An update: The little fella is very alert, bright eyed and appears to have no injury other than the droopy wing. He has feathers and has a few of his color bars. His wings have probably about half their normal growth. I've put him in a room by himself with some parakeet seed and water, just to let him get over the trauma of his ride without any humans around. His poops are black and white and softly formed. Still my big question is what to feed him - I have parakeet seed and wild bird mix on hand.


----------



## Pigeonpal2002 (Jul 27, 2002)

Hi again, 

If I were you, I would attempt to suspend the wing somehow, just in case it's broken. It won't heal correctly if it's hanging down in an un-natural position. Please read my above post about feedings, bird seed won't cut it for this type of bird.


----------



## Peapicker (Sep 18, 2000)

*It's me again*

Hi Brad,
His wing seems to be getting stronger - when he first came it was definitely drooping, but now he's holding it in a more normal position. Thanks for the advice on the dog food. The only dog food I have is a non allergenic vegetarian formula, but if this won;t do I can run to Walmart real quick and get some purina.
Thanks 
marjorie


----------



## Peapicker (Sep 18, 2000)

So - do you think the sock would still be a good idea, just in case?
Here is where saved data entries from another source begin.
@@ -769,7 +775,8 @@
     g.pdl = c->use_pdl && (c->pdl_mode & 1); g.pdl_flags = ((c->pdl_mode & 4) ? 1 : 0) | ((c->pdl_mode & 8) ? 2 : 0);
     g.f8 = c->gemm_f8; g.allow_pair = true; g.pair_min_rows = c->pair_min_rows;
     if (fuse_vocab) {
-      g.cell.mode = 3; g.cell.vocab_part = c->vpart;
+      g.cell.mode = 3; g.cell.vocab_part = c->vpart; g.cell.vocab_cand = c->vcand; g.cell.vocab_topk = io.topk;
+      g.cell.vocab_logits = io.keep_logits; g.cell.vocab_lists_out = &vocab_lists;
     }
     VSR_TRY(launch_gemm(c, g, st)); c->launches++;
   }
@@ -780,7 +787,7 @@
     a.gate_out = io.gate_out; a.gate_stride = io.gate_stride;
     if (fuse_vocab) {
       VSR_CHECK_CUDA(launch_k(k_vocab_merge, dim3((rows + VM_WARPS - 1) / VM_WARPS), dim3(VM_WARPS * 32), 0, st, c->use_pdl && (c->pdl_mode & 2),
-                              a, (const float*)c->vpart, c->NE / 16));
+                              a, (const float*)c->vpart, c->NE / 16, (const unsigned long long*)c->vcand, vocab_lists * io.topk));
     } else {
       VSR_CHECK_CUDA(launch_k(k_softmax_topk, dim3(rows), dim3(SM_THREADS), 0, st, c->use_pdl && (c->pdl_mode & 2), a));
     }
diff --git a/vsr-guided-cic_b200/csrc/vocab_head.cuh b/vsr-guided-cic_b200/csrc/vocab_head.cuh
--- a/vsr-guided-cic_b200/csrc/vocab_head.cuh
+++ b/vsr-guided-cic_b200/csrc/vocab_head.cuh
@@ -55,6 +55,7 @@
   const float* v_g; int A;
   const float* shift;
   float* row_max; float* row_lsum; int32_t* forced; int32_t* cand;
+  float* cand_logit;
   float* gate_lp;
   float* out_logp; int64_t out_stride;
   float* gate_out; int64_t gate_stride;
@@ -68,7 +69,7 @@
   a.vt_keys = c->vt_keys; a.vt_off = c->vt_off; a.vt_idx = c->vt_idx; a.vt_n = c->vt_n;
   a.ha = c->hb + c->oB2_ha; a.ld_ha = c->NB2; a.ga = c->ga; a.ld_ga = c->NC; a.v_g = c->v_g; a.A = c->A;
   a.shift = c->shift;
-  a.row_max = c->row_max; a.row_lsum = c->row_lsum; a.forced = c->forced; a.cand = c->cand;
+  a.row_max = c->row_max; a.row_lsum = c->row_lsum; a.forced = c->forced; a.cand = c->cand; a.cand_logit = c->cand_logit;
   a.gate_lp = c->gate_lp;
   return a;
 }
@@ -109,13 +110,17 @@
   float pick_logit;
 };
 
+__device__ __forceinline__ float from_orderable(unsigned k) {
+  return __uint_as_float((k & 0x80000000u) ? (k & 0x7fffffffu) : ~k);
+}
+
 constexpr int VM_CPL = 24;
 
 __device__ __forceinline__ void merge_row(const SoftmaxArgs& a, const float* __restrict__ vpart, int n_chunks,
-                                          int n, int lane, RowHead& out) {
+                                          const unsigned long long* __restrict__ vcand, int n_keys, int n, int lane,
+                                          RowHead& out) {
   const int V = a.V, topk = a.topk;
   const float2* rec = reinterpret_cast<const float2*>(vpart) + (size_t)n * n_chunks;
-  const float* x = a.logits + (size_t)n * a.ld;
   const int used = (V + 15) >> 4;
 
   int64_t verb = -1; float shift_logit = 0.f;
@@ -124,10 +129,8 @@
     if (a.use_verbs && a.verbs != nullptr)
       verb = load_verb(a.verbs, a.verbs_dtype, (size_t)(n / a.cur_beam) * a.L + a.ptr[n]);
   }
-  const bool in_regs = used <= 32 * VM_CPL;
-  float cmx[VM_CPL];
   float m = -INFINITY, ssum = 0.f;
-  if (in_regs) {
+  if (used <= 32 * VM_CPL) {
     float2 ms[VM_CPL];
 #pragma unroll
     for (int q = 0; q < VM_CPL; ++q) {
@@ -136,7 +139,6 @@
     }
 #pragma unroll
     for (int q = 0; q < VM_CPL; ++q) {
-      cmx[q] = ms[q].x;
       if (ms[q].x > m) { ssum *= __expf(m - ms[q].x); m = ms[q].x; }
       if (ms[q].x > -INFINITY) ssum += ms[q].y * __expf(ms[q].x - m);
     }
@@ -162,59 +164,36 @@
   const float lsum = logf(se);
   stay = warp_sum(stay);
 
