#pragma unroll 1
    for (int64_t step = 0; step < T; ++step) {
        const int64_t t = dir ? T - 1 - step : step;
        const int buf = (int)(step & 1);
        const uint32_t hb_addr = sbase + L::h_off + buf * L::PLANES * L::HPLANE;
        wg_fence();
        if constexpr (L::HL) {
#pragma unroll
            for (int ks = 0; ks < H / 16; ++ks) {
                const uint64_t bh = make_smem_desc(hb_addr + ks * 2 * L::KG, L::KG, 128);
#pragma unroll
                for (int gate = 0; gate < 3; ++gate) MMA_H::rs(gate == 0 ? ar : (gate == 1 ? az : an), whi[gate][ks], bh, 1u);
#pragma unroll
                for (int gate = 0; gate < 3; ++gate)
                    MMA::ss(gate == 0 ? ar : (gate == 1 ? az : an),
                            make_smem_desc(sbase + L::wlo_off + (gate * 2 + wg) * RW_ABLK + ks * 2 * 1024, 1024, 128), bh, 1u);
            }
        } else {
#pragma unroll
            for (int gate = 0; gate < 3; ++gate) {
                float(&acc)[NACC] = gate == 0 ? ar : (gate == 1 ? az : an);
#pragma unroll
                for (int ks = 0; ks < H / 16; ++ks) {
                    const uint64_t bh = make_smem_desc(hb_addr + ks * 2 * L::KG, L::KG, 128);
                    MMA::rs(acc, whi[gate][ks], bh, 1u);
                    MMA::rs(acc, whi[gate][ks], make_smem_desc(hb_addr + L::HPLANE + ks * 2 * L::KG, L::KG, 128), 1u);
                    MMA::ss(acc, make_smem_desc(sbase + L::wlo_off + (gate * 2 + wg) * RW_ABLK + ks * 2 * 1024, 1024, 128), bh, 1u);
                }
            }
        }
        if constexpr (FUSE_X) {
            const uint32_t xa = sbase + L::x_off + buf * L::PLANES * L::XPLANE;
            const uint64_t bh = make_smem_desc(xa, L::KG, 128);
            if constexpr (L::HL) {
#pragma unroll
                for (int gate = 0; gate < 3; ++gate) MMA_H::rs(gate == 0 ? ar : (gate == 1 ? az : axn), wxhi[gate], bh, 1u);
#pragma unroll
                for (int gate = 0; gate < 3; ++gate)
                    MMA::ss(gate == 0 ? ar : (gate == 1 ? az : axn),
                            make_smem_desc(sbase + L::wxlo_off + (gate * 2 + wg) * RW_XBLK, 1024, 128), bh, 1u);
            } else {
                const uint64_t bl = make_smem_desc(xa + L::XPLANE, L::KG, 128);
#pragma unroll
                for (int gate = 0; gate < 3; ++gate) {
                    float(&acc)[NACC] = gate == 0 ? ar : (gate == 1 ? az : axn);
                    MMA::rs(acc, wxhi[gate], bh, 1u);
                    MMA::rs(acc, wxhi[gate], bl, 1u);
                    MMA::ss(acc, make_smem_desc(sbase + L::wxlo_off + (gate * 2 + wg) * RW_XBLK, 1024, 128), bh, 1u);
                }
            }
        }
        wg_commit();
        if (!FUSE_X && tid == 0 && step + GI_PREFETCH_STEPS < T) {
            const int64_t tp = dir ? t - GI_PREFETCH_STEPS : t + GI_PREFETCH_STEPS;
#pragma unroll
            for (int m = 0; m < NT; ++m) {
                if (wtile0 + m >= ntiles) break;
                const float *blk = gi + ((wtile0 + m) * T + tp) * GI_TS_FLOATS + (int64_t)dir * (GI_TS_FLOATS / 2);
#pragma unroll
                for (int i = 0; i < 12; ++i) bulk_prefetch_l2(blk + i * 512, 2048);
            }
        }
        if (LOGITS && step > 0) {
            if (step > 1) head_store((int)((step - 1) & 1), dir ? t + 2 : t - 2);
            head_partials((int)(step & 1));
        }
        wg_wait_all();
        wg_hold(ar); wg_hold(az); wg_hold(an); wg_hold(axn);

        uint8_t *hw = smem + L::h_off + (buf ^ 1) * L::PLANES * L::HPLANE;
#pragma unroll
        for (int k = 0; k < NA; ++k) {
            float pr = ar[k], pz = az[k], pn = an[k], px = axn[k], r, z;
            if constexpr (L::HL) {
                pr += ar[k + NA]; pz += az[k + NA]; pn += an[k + NA];
                if constexpr (FUSE_X) px += axn[k + NA];
                const float a = 1.f + ex2_approx(fminf(pr, EXP_CLAMP)), b = 1.f + ex2_approx(fminf(pz, EXP_CLAMP));
                const float q = rcp_approx(a * b);
                r = b * q;
                z = a * q;
            } else {
                r = rcp_approx(1.f + ex2_approx(fminf(pr, EXP_CLAMP)));
                z = rcp_approx(1.f + ex2_approx(fminf(pz, EXP_CLAMP)));
            }
            const float en = ex2_approx(fminf(fmaf(r, pn, px), EXP_CLAMP));
            const float n = (en - 1.f) * rcp_approx(en + 1.f);
            hp[k] = fmaf(z, hp[k] - n, n);
            const int j = j0 + 8 * ((k >> 1) & 1), col = 8 * (k >> 2) + 2 * cq + (k & 1);
            __half hi, lo;
            split_f16(hp[k], hi, lo);
            *reinterpret_cast<__half *>(hw + (j >> 3) * L::KG + col * 16 + (j & 7) * 2) = hi;
            *reinterpret_cast<__half *>(hw + L::HLO + (j >> 3) * L::KG + col * 16 + (j & 7) * 2) = lo;
        }
        if (FUSE_X && step + 1 < T) {
#pragma unroll
            for (int m = 0; m < NT; ++m) {
                if (xoff[m] < 0) continue;
                stage_x(buf ^ 1, m, xreg[m]);
                if (xsrc[m] && step + 2 < T) xreg[m] = xsrc[m][(dir ? t - 2 : t + 2) * xF];
            }
        }
        if (!LOGITS) {
#pragma unroll
            for (int k = 0; k < NA; ++k) {
                const int i = k >> 2, n = 8 * i + 2 * cq + (k & 1);
                const int64_t wt = wtile0 + (i >> 1);
                if (wt >= ntiles) continue;
                const int64_t orow = (wt * T + t) * RT_N + (n & 15);
                const int kcol = dir * H + j0 + 8 * ((k >> 1) & 1);
                if (OUT == OUT_TILES) {
                    __half hi, lo;
                    split_f16(hp[k], hi, lo);
                    __half *o = reinterpret_cast<__half *>(reinterpret_cast<uint8_t *>(h_out) + (orow >> 7) * (int64_t)XT_TILE_BYTES +
                                                           (kcol >> 3) * (XT_ROWS * 16) + (orow & (XT_ROWS - 1)) * 16) + (kcol & 7);
                    o[0] = hi;
                    o[XT_PLANE_BYTES / 2] = lo;
                } else {
                    reinterpret_cast<float *>(h_out)[orow * H2 + kcol] = hp[k];
                }
            }
        }
        if (step + 1 < T) load_pre(dir ? t - 1 : t + 1);
        fence_proxy_async_smem();
        __syncthreads();
    }
    if (LOGITS) {
        if (T > 1) head_store((int)((T - 1) & 1), dir ? 1 : T - 2);
        head_partials((int)(T & 1));
        __syncthreads();
        head_store((int)(T & 1), dir ? 0 : T - 1);
    }
}

template <int NT, bool FX, int OUT>
static cudaError_t launch_rec(const float *gi, const RecX &xin, const __half *w_hh_tm, const float *b_hn, void *out,
                              const float *lin_w, int64_t B, int64_t T, cudaStream_t s) {
    auto kern = rec_tc_kernel<NT, FX, OUT>;
    constexpr int smem_bytes = RwCfg<NT, FX, OUT>::total;
    cudaError_t e = cudaFuncSetAttribute(kern, cudaFuncAttributeMaxDynamicSharedMemorySize, smem_bytes);
    if (e != cudaSuccess) return e;
    const int64_t tiles = (B + RT_N - 1) / RT_N;
    dim3 grid((unsigned)((tiles + NT - 1) / NT), NDIR);
    constexpr bool LOGITS = OUT == OUT_LOGITS;
    kern<<<grid, RW_THREADS, smem_bytes, s>>>(gi, xin, w_hh_tm, b_hn, LOGITS ? nullptr : out, B, T, lin_w,
                                              LOGITS ? static_cast<float *>(out) : nullptr);
    return cudaGetLastError();
}

template <int NT>
static cudaError_t launch_rec_nt(const float *gi, const RecX *xin, const __half *w_hh_tm, const float *b_hn, int out_kind,
                                 void *out, const float *lin_w, int64_t B, int64_t T, cudaStream_t s) {
    if (xin)
        return out_kind == OUT_TILES ? launch_rec<NT, true, OUT_TILES>(gi, *xin, w_hh_tm, b_hn, out, nullptr, B, T, s)
                                     : cudaErrorInvalidValue;
    const RecX none{nullptr, nullptr, nullptr, 0};
    switch (out_kind) {
    case OUT_TILES: return launch_rec<NT, false, OUT_TILES>(gi, none, w_hh_tm, b_hn, out, nullptr, B, T, s);
    case OUT_ROWS: return launch_rec<NT, false, OUT_ROWS>(gi, none, w_hh_tm, b_hn, out, nullptr, B, T, s);
    case OUT_LOGITS:
        return lin_w ? launch_rec<NT, false, OUT_LOGITS>(gi, none, w_hh_tm, b_hn, out, lin_w, B, T, s) : cudaErrorInvalidValue;
    }
    return cudaErrorInvalidValue;
}

cudaError_t launch_rec_tc(const float *gi, const RecX *xin, const __half *w_hh_tm, const float *b_hn, int tiles_per_cta,
                          int out_kind, void *out, const float *lin_w, int64_t B, int64_t T, cudaStream_t s) {
    if (B == 0 || T == 0) return cudaSuccess;
    switch (tiles_per_cta) {
    case 1: return launch_rec_nt<1>(gi, xin, w_hh_tm, b_hn, out_kind, out, lin_w, B, T, s);
    case 2: return launch_rec_nt<2>(gi, xin, w_hh_tm, b_hn, out_kind, out, lin_w, B, T, s);
    }
    return cudaErrorInvalidValue;
}

constexpr int GW_THREADS = 256;
constexpr int GW_QK = 8;
constexpr int GW_STAGE_PLANE = GW_QK * XT_ROWS * 16;
constexpr int GW_STAGE = 2 * GW_STAGE_PLANE;
constexpr int GW_NQ = XT_K / 8 / GW_QK;
constexpr int GW_X_OFF = XT_TILE_BYTES;
constexpr int GW_BAR_OFF = GW_X_OFF + 2 * GW_STAGE;
constexpr int GW_SMEM = GW_BAR_OFF + 16;

__global__ void __launch_bounds__(GW_THREADS, 1)
gemm_tc_kernel(const uint8_t *__restrict__ x_tiles, const __half *__restrict__ w_in_tm, const float *__restrict__ bias,
               float *__restrict__ gi, int64_t P, int64_t ntiles) {
    extern __shared__ __align__(128) uint8_t smem[];
    uint64_t *full = reinterpret_cast<uint64_t *>(smem + GW_BAR_OFF);
    const int tid = threadIdx.x, wg = tid >> 7, warp = (tid >> 5) & 3, lane = tid & 31;
    const int gq = lane >> 2, cq = lane & 3;
    const int blk = blockIdx.x;
    const uint32_t sbase = smem_u32(smem);
    for (int i = tid; i < 2 * H * (H2 / 8); i += GW_THREADS) {
        const int kg = i & 31, r = (i >> 5) & (H - 1), p = i >> 12;
        const uint4 v = reinterpret_cast<const uint4 *>(w_in_tm + (((size_t)blk * 2 + p) * H + r) * H2)[kg];
        *reinterpret_cast<uint4 *>(smem + p * XT_PLANE_BYTES + kg * (XT_ROWS * 16) + r * 16) = v;
    }
    if (tid == 0) {
        mbar_init(&full[0], 1);
        mbar_init(&full[1], 1);
        fence_mbar_init();
    }
    fence_proxy_async_smem();
    __syncthreads();
    const int64_t my_tiles = blockIdx.y < ntiles ? (ntiles - 1 - blockIdx.y) / gridDim.y + 1 : 0;
    const int64_t nst = my_tiles * GW_NQ;
    auto issue = [&](int64_t it) {
        const int64_t tile = blockIdx.y + (it / GW_NQ) * gridDim.y;
        const int q = (int)(it % GW_NQ), s = (int)(it & 1);
        const uint8_t *src = x_tiles + tile * (int64_t)XT_TILE_BYTES + q * GW_STAGE_PLANE;
        mbar_arrive_expect_tx(&full[s], GW_STAGE);
        bulk_g2s(smem + GW_X_OFF + s * GW_STAGE, src, GW_STAGE_PLANE, &full[s]);
        bulk_g2s(smem + GW_X_OFF + s * GW_STAGE + GW_STAGE_PLANE, src + XT_PLANE_BYTES, GW_STAGE_PLANE, &full[s]);
    };
    if (tid == 0) {
        if (nst > 0) issue(0);
        if (nst > 1) issue(1);
    }
    const float bj[2] = {bias[blk * H + wg * 64 + warp * 16 + gq], bias[blk * H + wg * 64 + warp * 16 + gq + 8]};
    float acc[64];
#pragma unroll 1
    for (int64_t it = 0; it < nst; ++it) {
        const int q = (int)(it % GW_NQ), s = (int)(it & 1);
        mbar_wait(&full[s], (uint32_t)((it >> 1) & 1));
        wg_fence();
#pragma unroll
        for (int prod = 0; prod < 3; ++prod) {
            const int pa = prod == 2, pb = prod == 1;
#pragma unroll
            for (int kk = 0; kk < GW_QK / 2; ++kk) {
                const uint64_t a = make_smem_desc(sbase + pa * XT_PLANE_BYTES + (q * GW_QK + 2 * kk) * (XT_ROWS * 16) + wg * 64 * 16,
                                                  XT_ROWS * 16, 128);
                const uint64_t b = make_smem_desc(sbase + GW_X_OFF + s * GW_STAGE + pb * GW_STAGE_PLANE + 2 * kk * (XT_ROWS * 16),
                                                  XT_ROWS * 16, 128);
                Wgmma<128>::ss(acc, a, b, (q | prod | kk) ? 1u : 0u);
            }
        }
        wg_commit();
        wg_wait_all();
        wg_hold(acc);
        __syncthreads();
        if (tid == 0 && it + 2 < nst) issue(it + 2);
        if (q == GW_NQ - 1) {
            const int64_t tile = blockIdx.y + (it / GW_NQ) * gridDim.y;
            const int64_t prem = P - tile * XT_ROWS;
#pragma unroll
            for (int k = 0; k < 64; k += 2) {
                const int c = 8 * (k >> 2) + 2 * cq, hb = (k >> 1) & 1;
                if (c >= prem) continue;
                const int j = wg * 64 + warp * 16 + gq + 8 * hb;
                float *o = gi + ((((tile * (XT_ROWS / WT) + (c >> 4)) * 6 + blk) * 4 + ((c & 15) >> 2)) * H + j) * 4 + (c & 3);
                __stcs(reinterpret_cast<float2 *>(o), make_float2(acc[k] + bj[hb], acc[k + 1] + bj[hb]));
            }
        }
    }
}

Forgive my ignorance, but where would his legs and feet go? 
marjorie


----------



## Pigeonpal2002 (Jul 27, 2002)

Hi Majorie, 

Yes, I feel the sock is a good idea, just to be safe. Unless you can get the bird to a qualified rehabber or vet to assess his wing for sure. Take a sock, cut the toe area off and also make a hole on the bottom for his feet to stick out of. Make sure the sock is snug enough but not binding and constricting to cut off his breathing.


----------



## Pigeonpal2002 (Jul 27, 2002)

Also, make sure that the sock is short enough so not to prevent him from pooping properly....you'll have to do a quick alteration to the sock so it fits him properly.


----------



## Peapicker (Sep 18, 2000)

*It's me again*

Hi Brad,
Just to let you know I got the Purina Beneful. Again, thanks for the advice.
Marjorie


----------



## Peapicker (Sep 18, 2000)

Now to get to work on the sock!


----------



## Pigeonpal2002 (Jul 27, 2002)

Good stuff Majorie, 

If you could post a picture of this jay, that would be great If it's a young-ish bird, it will need a little more dietary supplements. Sorry and don't get me wrong, the beneful will work nicely but you can never TRULY be as good as the parents. If you can get some powdered avian vitamins at some point this would be good and also, some powdered calcium to sprinkle on the food. 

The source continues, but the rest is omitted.